Warum Empathie den Bäumen mehr schadet als Schrauben

Einmal tief Luft holen… Ein wenig Mut sammeln und die ersten Stufen nehmen… Nanu? Alles fest, kein Wackeln! Alles verschraubt! 

Und sogleich stellt sich fast jeder neue Besucher des Baumhochhauses die Frage: „Macht das dem Baum denn gar nichts aus?“ 

Bei den ersten kritischen Besuchern war ich versucht eine einfache Entsprechung beim Menschen zu finden. So etwas wie: "Wie Akupunkturnadeln“ oder „Nur ein Kratzer“. 

Damit wäre ich leider tief in die Empathie-Falle getappt. Und ich weiß aus langer Berufserfahrung,  dass Empathie, obwohl doch so gut gemeint, den Bäumen auf tragische Weise oft sehr geschadet hat. 

Das ist aber kein Wunder! Die letzten gemeinsamen Vorfahren der Pflanzen und Tiere trieben vor langer, langer Zeit als Einzeller in der Ursuppe. Eines Tages hat sich einer von ihnen mit einer kleinen grünen Bakterie so nachhaltig den Magen verdorben, daß daraus die wohl erfolgreichste Symbiose aller Erdzeitalter hervorging: die höheren Pflanzen.

Bei den Bäumen, einem Lebewesen ohne Kopf, endete unsere Verwandtschaft vor etwa zwei Milliarden Jahren. Da hilft den Bäumen Empathie einfach nicht weiter.
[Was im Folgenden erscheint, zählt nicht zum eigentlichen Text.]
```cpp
int te_linear_relprop_x6_general_supported(int64_t T, int64_t in_f, int64_t out_f, int variant);
size_t te_linear_x6_weight_planes_lrp_bytes(int64_t in_f, int64_t out_f);
int te_linear_x6_prepare_weights_lrp_f32(const float* W, int64_t in_f, int64_t out_f, void* planes, size_t planes_bytes,
                                         te_stream_t stream);
size_t te_linear_relprop_x6_general_workspace_bytes(int64_t T, int64_t in_f, int64_t out_f, int variant);
int te_linear_relprop_x6_general_f32(const float* R, const float* r_scale, int64_t r_scale_stride, int64_t rows_per_sample,
                                     const float* X, const float* W, const void* w_planes, const void* w_planes_lrp,
                                     const void* x_abs_planes, const float* Y, const float* bias, float* out,
                                     int64_t T, int64_t in_f, int64_t out_f, float alpha, int variant, int flags,
                                     unsigned* status, void* ws, size_t ws_bytes, te_stream_t stream);

int te_gemm_x6_supported(int64_t T, int64_t K, int64_t M);
size_t te_gemm_x6_workspace_bytes(int64_t T, int64_t K, int64_t M);
int te_linear_x6_split_matrix_f32(const float* A, int64_t rows, int64_t K, int transposed, void* planes,
                                  size_t planes_bytes, te_stream_t stream);
int te_gemm_x6_f32(const float* X, const void* x_planes, const void* w_planes, const float* bias, float* out,
                   int64_t T, int64_t K, int64_t M, int flags, unsigned* status, void* ws, size_t ws_bytes,
                   te_stream_t stream);
int te_linear_x6_split_dual_f32(const float* A, int64_t rows, int64_t K, void* planes, void* planes_abs,
                                size_t planes_bytes, te_stream_t stream);
int te_gelu_backward_x6_planes_f32(const float* dy, const float* x, int64_t rows, int64_t K, void* planes,
                                   size_t planes_bytes, te_stream_t stream);
// ... 300 lines not shown
```

### transformer-explainability_amd/csrc/te_linear_x6.hip

```cpp
#include <algorithm>
#include <cmath>
#include <type_traits>

#include "te_x6.h"

namespace {

constexpr int kRB = 3 * kFrag;
constexpr int kMinFrag = 4;
constexpr int kSpinMillis = 250;
constexpr int kErrWord = 1023;
constexpr int kClaimWord = 1024, kClaimStride = 32;


enum { MODE_Z = 0, MODE_C = 1, MODE_G = 2, MODE_ZI = 3, MODE_Z1 = 4, MODE_CI = 5, MODE_X = 6, MODE_ZS = 7 };

__device__ __forceinline__ float bf16_f32(unsigned b) { return __uint_as_float(b << 16); }

enum { OP_ABS = 0, OP_POS = 1, OP_NEG = 2, OP_ID = 3 };
template <int OP>
__device__ __forceinline__ float apply_op(float x) {
  if constexpr (OP == OP_ID) return x;
  if constexpr (OP == OP_ABS) return __int_as_float(__float_as_int(x) & 0x7fffffff);
  const int b = __float_as_int(x);
// ... 149 lines not shown
}

__device__ __forceinline__ float exact_zi(const float* __restrict__ x, const float* __restrict__ w, int64_t K) {
  float z1 = 0.0f, z2 = 0.0f;
  for (int64_t k = 0; k < K; ++k) {
    const float xv = x[k], wv = w[k];
    z1 = fmaf(fmaxf(xv, 0.0f), fminf(wv, 0.0f), z1);
    z2 = fmaf(fminf(xv, 0.0f), fmaxf(wv, 0.0f), z2);
  }
  return z1 + z2;
}

struct X6Params {
  const unsigned char* A;
  const unsigned char* B;
  int64_t a_group_stride;
  int64_t b_rb_stride;
  int nks;
  unsigned char pad0_[20];
  int ntm, ntn;
  int rows_w;
  int t_fast;
  int whole_tiles;
  int pad1_;
  int ncb;
  int64_t T;
  int in_f, out_f;
  float* partial;
  unsigned* flags;
  unsigned* status;
  long long spin_ticks;
  int drop_handover;
  int small_grid;
  int sched_flags;
  const float* R;
  const float* Y;
  const float* bias;
  const float* X;
  const float* W;
  unsigned char* S;
  const float* rs;
  int64_t rs_stride;
  int rps;
  float* out;
  float scale;
  int accum;
  int x_sign;
// ... 37 lines not shown
  constexpr bool SGN = MODE == MODE_ZS;
  constexpr bool Z_ABS = MODE == MODE_Z || SGN;
  constexpr bool IS_Z = (Z_ABS || MODE == MODE_ZI || MODE == MODE_Z1);
  constexpr bool IS_C = (MODE == MODE_C || MODE == MODE_CI);
  constexpr int G = IS_C ? 6 : 3;
  constexpr int NPA = GEO::NPA, NPB = GEO::NPB;
  constexpr int NP = NPA + NPB;
  static_assert(NPA / 3 == NW, "each wave stages one weight-side block");
  constexpr int PBW = NPB / 3 / NW;
  constexpr int STAGE = NP * kFrag;
  constexpr int GROUPS = NPA / G;
  constexpr int LDS_MAIN = X6Lds<WM, MODE>::MAIN;
  extern __shared__ __attribute__((aligned(16))) unsigned char smem[];

  const int lane = threadIdx.x & 63;
  const int wave = __builtin_amdgcn_readfirstlane(threadIdx.x >> 6);
  const int wm = wave % NWM, wn = wave / NWM;
  const int lane16 = lane * 16;

  const int bid = blockIdx.x, spx = gridDim.x >> 3;
  const int xcd = bid & 7, slot = bid >> 3;
  const int nks = p.nks;
  const int tiles = p.ntm * p.ntn;
  const int tx0 = (int)((int64_t)tiles * xcd / 8), tx1 = (int)((int64_t)tiles * (xcd + 1) / 8);
  const int ntx = tx1 - tx0;
  const int64_t iters = (int64_t)ntx * nks;
  auto cut = [&](int s) -> int64_t {
    int64_t b = iters * s / spx;
    const int r = (int)(b % nks);
    if (p.whole_tiles) return (2 * r < nks) ? b - r : b + (nks - r);
    if (r < kMinFrag) b -= r;
    else if (nks - r < kMinFrag) b += nks - r;
    return b;
  };
  const bool claim = p.whole_tiles == 2;
  unsigned* const claim_ctr = p.flags + kClaimWord + xcd * kClaimStride;
  const int64_t ib = cut(slot), ie = cut(slot + 1);
  if (!claim && ib >= ie) return;
  const int f_tile = (int)(ib / nks), kb = (int)(ib - (int64_t)f_tile * nks);
  const int l_tile = (int)((ie - 1) / nks), ke = (int)(ie - (int64_t)l_tile * nks);
  const bool tail = kb > 0;
  const bool head = (ke < nks) && !(f_tile == l_tile && tail);
  const int full0 = tail ? f_tile + 1 : f_tile, full1 = (ke < nks) ? l_tile - 1 : l_tile;
  const int nseq = (head ? 1 : 0) + (full1 >= full0 ? full1 - full0 + 1 : 0) + (tail ? 1 : 0);

  float* my_part = p.partial + (size_t)bid * GEO::THREADS * GEO::ACC;
  const float* in_part = p.partial + (size_t)(bid - 8) * GEO::THREADS * GEO::ACC;

  for (int seq = 0; claim || seq < nseq; ++seq) {
    int tile, k0, k1;
    if (claim) {
      unsigned* const claimed = reinterpret_cast<unsigned*>(smem + X6Lds<WM, MODE>::MAIN + NW * 512) + 1;
      if (threadIdx.x == 0) *claimed = __hip_atomic_fetch_add(claim_ctr, 1u, __ATOMIC_RELAXED, __HIP_MEMORY_SCOPE_AGENT);
      __syncthreads();
      tile = (int)__builtin_amdgcn_readfirstlane(*claimed);
      if (tile >= ntx) break;
      k0 = 0, k1 = nks;
    } else if (head && seq == 0) {
      tile = l_tile, k0 = 0, k1 = ke;
    } else if (tail && seq == nseq - 1) {
      tile = f_tile, k0 = kb, k1 = (f_tile == l_tile) ? ke : nks;
    } else {
      tile = full0 + seq - (head ? 1 : 0), k0 = 0, k1 = nks;
    }
    tile += tx0;
    int tn, tm;
    if (p.t_fast) {
      tm = tile / p.ntn, tn = tile - tm * p.ntn;
    } else {
      tn = tile / p.ntm, tm = tile - tn * p.ntm;
    }
    const bool dead = (int64_t)tn * GEO::TT + wn * 64 >= p.T;

    const unsigned char* srcA;
    if constexpr (!IS_C)
      srcA = p.A + (int64_t)(tm * GROUPS + wave) * p.a_group_stride + (int64_t)k0 * kRB;
    else
      srcA = p.A + (int64_t)(tm * GROUPS + (wave >> 1)) * p.a_group_stride + (int64_t)k0 * (2 * kRB) + (wave & 1) * kRB;
    const unsigned char* srcB[PBW];
#pragma unroll
    for (int u = 0; u < PBW; ++u) {
      const int cb = min(tn * (GEO::TT / 32) + wave * PBW + u, p.ncb - 1);
      srcB[u] = p.B + (int64_t)cb * p.b_rb_stride + (int64_t)k0 * kRB;
    }
    unsigned char* const ldsA = smem + wave * kRB;
    unsigned char* const ldsB = smem + NPA * kFrag + wave * (PBW * kRB);
    u32x4 breg[SGN ? PBW : 1][3];
    auto stage_a = [&](int stg, int adv) __attribute__((always_inline)) {
      srcA += adv * (G * kFrag);
#pragma unroll
      for (int q = 0; q < 3; ++q) glds16(srcA + q * kFrag + lane16, ldsA + stg * STAGE + q * kFrag);
    };
    auto stage_in = [&](int stg, int adv) __attribute__((always_inline)) {
      srcA += adv * (G * kFrag);
#pragma unroll
      for (int u = 0; u < PBW; ++u) srcB[u] += adv * kRB;
#pragma unroll
      for (int q = 0; q < 3; ++q) glds16(srcA + q * kFrag + lane16, ldsA + stg * STAGE + q * kFrag);
#pragma unroll
      for (int u = 0; u < PBW; ++u)
#pragma unroll
        for (int q = 0; q < 3; ++q) {
          if constexpr (SGN) breg[u][q] = *reinterpret_cast<const u32x4*>(srcB[u] + q * kFrag + lane16);
          else glds16(srcB[u] + q * kFrag + lane16, ldsB + stg * STAGE + (u * 3 + q) * kFrag);
        }
// ... 183 lines not shown
      }
      asm volatile("s_waitcnt vmcnt(0)" ::: "memory");
      __syncthreads();
      if (threadIdx.x == 0) {
        __builtin_amdgcn_fence(__ATOMIC_RELEASE, "agent");
        asm volatile("s_waitcnt vmcnt(0)" ::: "memory");
        if (!p.drop_handover) __hip_atomic_store(flag, 1u, __ATOMIC_RELAXED, __HIP_MEMORY_SCOPE_AGENT);
      }
    };
    if (k1 < nks) {
      publish(my_part, p.flags + bid);
      continue;
    }
    const int tc = lane & 31, h = lane >> 5;
    if (dead) {
      if constexpr (X6Lds<WM, MODE>::STAGED) __builtin_amdgcn_s_barrier();
    } else if constexpr (IS_Z) {
      const int nksS = p.out_f >> 4;
      int64_t tl[2];
      bool live[2], blk[2];
      float f[2];
#pragma unroll
      for (int ni = 0; ni < 2; ++ni) {
        const int cb = tn * (GEO::TT / 32) + wn * 2 + ni;
        const int64_t t = (int64_t)cb * 32 + tc;
        blk[ni] = cb < p.ncb;
        live[ni] = t < p.T;
        tl[ni] = live[ni] ? t : p.T - 1;
        f[ni] = p.rs ? p.rs[(tl[ni] / p.rps) * p.rs_stride] : 1.0f;
      }
      float* const bias_lds = reinterpret_cast<float*>(smem + LDS_MAIN) + wave * 128;
      if (lane < MI * 8) {
        f32x4 bv = {0.0f, 0.0f, 0.0f, 0.0f};
        if (p.bias) bv = *reinterpret_cast<const f32x4*>(p.bias + (tm * (NWM * MI) + wm * MI) * 32 + lane * 4);
        *reinterpret_cast<f32x4*>(bias_lds + lane * 4) = bv;
      }
      if constexpr (X6Lds<WM, MODE>::STAGED) {
        constexpr int NL = (MODE == MODE_Z1) ? 4 : 8;
        __builtin_amdgcn_s_barrier();
        unsigned char* const stg = smem + wave * 16384;
        unsigned rda[4];
#pragma unroll
        for (int g = 0; g < 4; ++g)
          rda[g] = (unsigned)(uintptr_t)stg + tc * 128 + (((2 * g + h) ^ ((tc >> 1) & 7)) << 4);
        const unsigned bia = (unsigned)(uintptr_t)bias_lds + h * 16;
        const int r8 = lane >> 3;
        auto request = [&](int bi, int buf) __attribute__((always_inline)) {
          const int ni = bi / MI, mi = bi % MI;
          const int cb = tn * (GEO::TT / 32) + wn * 2 + ni;
          const int j0 = (tm * (NWM * MI) + wm * MI + mi) * 32;
#pragma unroll
          for (int i = 0; i < 4; ++i) {
            const int row = 8 * i + r8;
            const int64_t t = min((int64_t)cb * 32 + row, p.T - 1);
            const int64_t off = t * p.out_f + j0 + (((lane & 7) ^ ((row >> 1) & 7)) << 2);
            glds16(reinterpret_cast<const unsigned char*>(p.R + off), stg + buf * 8192 + i * 1024);
            if constexpr (MODE != MODE_Z1)
              glds16(reinterpret_cast<const unsigned char*>(p.Y + off), stg + buf * 8192 + 4096 + i * 1024);
          }
        };
        const bool all_blk = blk[0] && blk[1];
        request(0, 0);
        request(1, 1);
#pragma unroll
        for (int bi = 0; bi < 2 * MI; ++bi) {
          const int ni = bi / MI, mi = bi % MI, buf = bi & 1;
          const int cb = tn * (GEO::TT / 32) + wn * 2 + ni;
          const int j0 = (tm * (NWM * MI) + wm * MI + mi) * 32;
          constexpr int kStore = 6;
          const int yl = (bi + 1 < 2 * MI) ? NL : 0, ys = (bi >= 2 ? kStore : 0) + (bi >= 1 ? kStore : 0);
          if (all_blk) asm volatile("s_waitcnt vmcnt(%0)" ::"n"(yl + ys) : "memory");
          else asm volatile("s_waitcnt vmcnt(%0)" ::"n"(yl) : "memory");
          f32x4 r4[4], y4[4], b4[4];
#pragma unroll
          for (int g = 0; g < 4; ++g) {
            asm volatile("ds_read_b128 %0, %1 offset:%2" : "=v"(r4[g]) : "v"(rda[g]), "i"(buf * 8192));
            if constexpr (MODE != MODE_Z1)
              asm volatile("ds_read_b128 %0, %1 offset:%2" : "=v"(y4[g]) : "v"(rda[g]), "i"(buf * 8192 + 4096));
            asm volatile("ds_read_b128 %0, %1 offset:%2" : "=v"(b4[g]) : "v"(bia), "i"((mi * 32 + 8 * g) * 4));
          }
          asm volatile("s_waitcnt lgkmcnt(0)" ::: "memory");
          if (bi + 2 < 2 * MI) request(bi + 2, buf);
          X6_PASS4(r4[0], r4[1], r4[2], r4[3]);
          if constexpr (MODE != MODE_Z1) X6_PASS4(y4[0], y4[1], y4[2], y4[3]);
          X6_PASS4(b4[0], b4[1], b4[2], b4[3]);
          unsigned w[4][3][2];
          unsigned long long any_cancel = 0;
          auto z_of = [&](int g, int c0, f32x2& z2, f32x2& a2) __attribute__((always_inline)) {
            a2 = f32x2{acc[mi][ni][4 * g + c0], acc[mi][ni][4 * g + c0 + 1]};
            if constexpr (Z_ABS)
// ... 84 lines not shown
              }
            }
          }
        }
      } else {
      constexpr int NBUF = (MI == 4) ? 2 : 1;
      f32x4 r4[NBUF][4], y4[NBUF][4];
      auto load_block = [&](int bi, int buf) __attribute__((always_inline)) {
        const int ni = bi / MI, mi = bi % MI;
        const int j0 = (tm * (NWM * MI) + wm * MI + mi) * 32;
        const float* Rrow = p.R + tl[ni] * p.out_f + j0 + 4 * h;
#pragma unroll
        for (int g = 0; g < 4; ++g) r4[buf][g] = *reinterpret_cast<const f32x4*>(Rrow + 8 * g);
        if constexpr (MODE != MODE_Z1) {
          const float* Yrow = p.Y + tl[ni] * p.out_f + j0 + 4 * h;
#pragma unroll
          for (int g = 0; g < 4; ++g) y4[buf][g] = *reinterpret_cast<const f32x4*>(Yrow + 8 * g);
        }
      };
      if constexpr (NBUF == 2) load_block(0, 0);
#pragma unroll
      for (int bi = 0; bi < 2 * MI; ++bi) {
        const int ni = bi / MI, mi = bi % MI, buf = bi % NBUF;
        const int cb = tn * (GEO::TT / 32) + wn * 2 + ni;
        const int j0 = (tm * (NWM * MI) + wm * MI + mi) * 32;
        if constexpr (NBUF == 2) {
          if (bi + 1 < 2 * MI) load_block(bi + 1, buf ^ 1);
        } else {
          load_block(bi, 0);
        }
        unsigned w[4][3][2];
        unsigned bad = 0;
#pragma unroll
        for (int g = 0; g < 4; ++g) {
          const f32x4 b4 = *reinterpret_cast<const f32x4*>(bias_lds + mi * 32 + 8 * g + 4 * h);
          float sv4[4];
#pragma unroll
          for (int c = 0; c < 4; ++c) {
            const float a_abs = acc[mi][ni][4 * g + c];
            float z;
            bool cancel;
            if constexpr (Z_ABS) {
              z = 0.5f * ((y4[buf][g][c] - b4[c]) + a_abs);
              cancel = te_z_cancels(z, a_abs, b4[c]);
            } else if constexpr (MODE == MODE_ZI) {
              z = 0.5f * ((y4[buf][g][c] - b4[c]) - a_abs);
              cancel = te_z_cancels(-z, a_abs, b4[c]);
// ... 46 lines not shown
                float rr = Rrow[jj];
                if (p.rs) rr = rr * f[ni];
                unsigned pl[3];
                split3(te_sd(rr, z), pl);
                unsigned short* d = reinterpret_cast<unsigned short*>(Srow + (int64_t)(jj >> 4) * kRB + ((jj >> 3) & 1) * 512) + (jj & 7);
                d[0] = (unsigned short)pl[0];
                d[kFrag / 2] = (unsigned short)pl[1];
                d[kFrag] = (unsigned short)pl[2];
              }
            }
          }
        }
      }
      }
    } else if constexpr (MODE == MODE_G) {
      float* const bias_lds = reinterpret_cast<float*>(smem + LDS_MAIN) + wave * 128;
      if (lane < MI * 8) {
        f32x4 bv = {0.0f, 0.0f, 0.0f, 0.0f};
        if (p.bias) bv = *reinterpret_cast<const f32x4*>(p.bias + (tm * (NWM * MI) + wm * MI) * 32 + lane * 4);
        *reinterpret_cast<f32x4*>(bias_lds + lane * 4) = bv;
      }
#pragma unroll
      for (int ni = 0; ni < 2; ++ni) {
        const int64_t t = ((int64_t)tn * (GEO::TT / 32) + wn * 2 + ni) * 32 + tc;
        float* orow = p.out + (t < p.T ? t : 0) * p.out_f + (tm * (NWM * MI) + wm * MI) * 32 + 4 * h;
#pragma unroll
        for (int mi = 0; mi < MI; ++mi)
#pragma unroll
          for (int g = 0; g < 4; ++g) {
            const f32x4 b4 = *reinterpret_cast<const f32x4*>(bias_lds + mi * 32 + 8 * g + 4 * h);
            f32x4 o;
#pragma unroll
            for (int c = 0; c < 4; ++c) o[c] = acc[mi][ni][4 * g + c] + b4[c];
            if (t < p.T) *reinterpret_cast<f32x4*>(orow + mi * 32 + 8 * g) = o;
          }
      }
    } else if constexpr (MODE == MODE_X) {
#pragma unroll
      for (int ni = 0; ni < 2; ++ni) {
        const int64_t t = ((int64_t)tn * (GEO::TT / 32) + wn * 2 + ni) * 32 + tc;
        const int64_t off = (t < p.T ? t : 0) * p.out_f + (tm * (NWM * MI) + wm * MI) * 32 + 4 * h;
#pragma unroll
        for (int mi = 0; mi < MI; ++mi) {
          f32x4 xv[4], pv[4];
#pragma unroll
          for (int g = 0; g < 4; ++g) {
            xv[g] = *reinterpret_cast<const f32x4*>(p.X + off + mi * 32 + 8 * g);
            pv[g] = p.accum ? *reinterpret_cast<const f32x4*>(p.out + off + mi * 32 + 8 * g) : f32x4{0.0f, 0.0f, 0.0f, 0.0f};
          }
#pragma unroll
          for (int g = 0; g < 4; ++g) {
            f32x4 o;
#pragma unroll
            for (int c = 0; c < 4; ++c) {
              const float xm = (p.x_sign > 0) ? fmaxf(xv[g][c], 0.0f) : fminf(xv[g][c], 0.0f);
              const float v = p.scale * (xm * acc[mi][ni][4 * g + c]);
              o[c] = p.accum ? pv[g][c] + v : v;
            }
            if (t < p.T) *reinterpret_cast<f32x4*>(p.out + off + mi * 32 + 8 * g) = o;
          }
        }
      }
    } else {
      f32x4 x4[2][MI / 2][4];
      int64_t tt[2];
      bool live[2];
#pragma unroll
      for (int ni = 0; ni < 2; ++ni) {
        const int64_t t = ((int64_t)tn * (GEO::TT / 32) + wn * 2 + ni) * 32 + tc;
        live[ni] = t < p.T;
        tt[ni] = live[ni] ? t : p.T - 1;
#pragma unroll
        for (int il = 0; il < MI / 2; ++il) {
          const float* xr = p.X + tt[ni] * p.in_f + (tm * (NWM * MI / 2) + wm * (MI / 2) + il) * 32 + 4 * h;
#pragma unroll
          for (int g = 0; g < 4; ++g) x4[ni][il][g] = *reinterpret_cast<const f32x4*>(xr + 8 * g);
        }
      }
#pragma unroll
      for (int ni = 0; ni < 2; ++ni)
#pragma unroll
        for (int il = 0; il < MI / 2; ++il) {
          float* orow = p.out + tt[ni] * p.in_f + (tm * (NWM * MI / 2) + wm * (MI / 2) + il) * 32 + 4 * h;
#pragma unroll
          for (int g = 0; g < 4; ++g) {
            f32x4 o;
#pragma unroll
            for (int c = 0; c < 4; ++c) {
              const float xv = x4[ni][il][g][c];
              const float xp = fmaxf(xv, 0.0f), xn = fminf(xv, 0.0f);
              if constexpr (MODE == MODE_C)
                o[c] = p.scale * (xp * acc[2 * il][ni][4 * g + c] + xn * acc[2 * il + 1][ni][4 * g + c]);
// ... 42 lines not shown
  l.s_stride = te_align_up(planes_bytes(T, M), 256);
  l.s = xsets * l.x_stride;
  l.partial = l.s + ssets * l.s_stride;
  l.flags = l.partial + kPartialBytes;
  l.total = l.flags + passes * kFlagBytes;
  return l;
}
inline X6Workspace gemm_workspace(int64_t T, int64_t K, int64_t M) { return x6_workspace(T, K, M, 1, 0, 1); }
inline X6Workspace rule_workspace(int64_t T, int64_t in_f, int64_t out_f) { return x6_workspace(T, in_f, out_f, 1, 1, kRulePasses); }
inline X6Workspace general_workspace(int64_t T, int64_t in_f, int64_t out_f) { return x6_workspace(T, in_f, out_f, 2, 2, kGeneralPasses); }
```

Versuchen wir uns von der anthropomorphen Sicht auf die Bäume zu lösen. Es gilt die Welt aus der Perspektive der Pflanzen wahrzunehmen. Dabei ist das Leben der Bäume nicht geheimnisvoll, sondern eben nur ganz anders als das der Tiere und Menschen. 

Auf dem langen Weg über die Stufen hoch in die Baumkrone habe ich die Frage meist beantwortet. Ich rede von Baumbiologie. Ich rede von Evolution und CODIT, halte hier und da an. Vielleicht um Astkragen und Totholz zu präsentieren. Erkläre den Unterschied zwischen Kallus und Wundholz, Vitalität und Verjüngung, Primär- und Sekundärkrone, Proventiv- und Adventivknospen.

Wie gesagt, der Weg nach oben ist lang ... und spannend! Und demnächst mehr davon.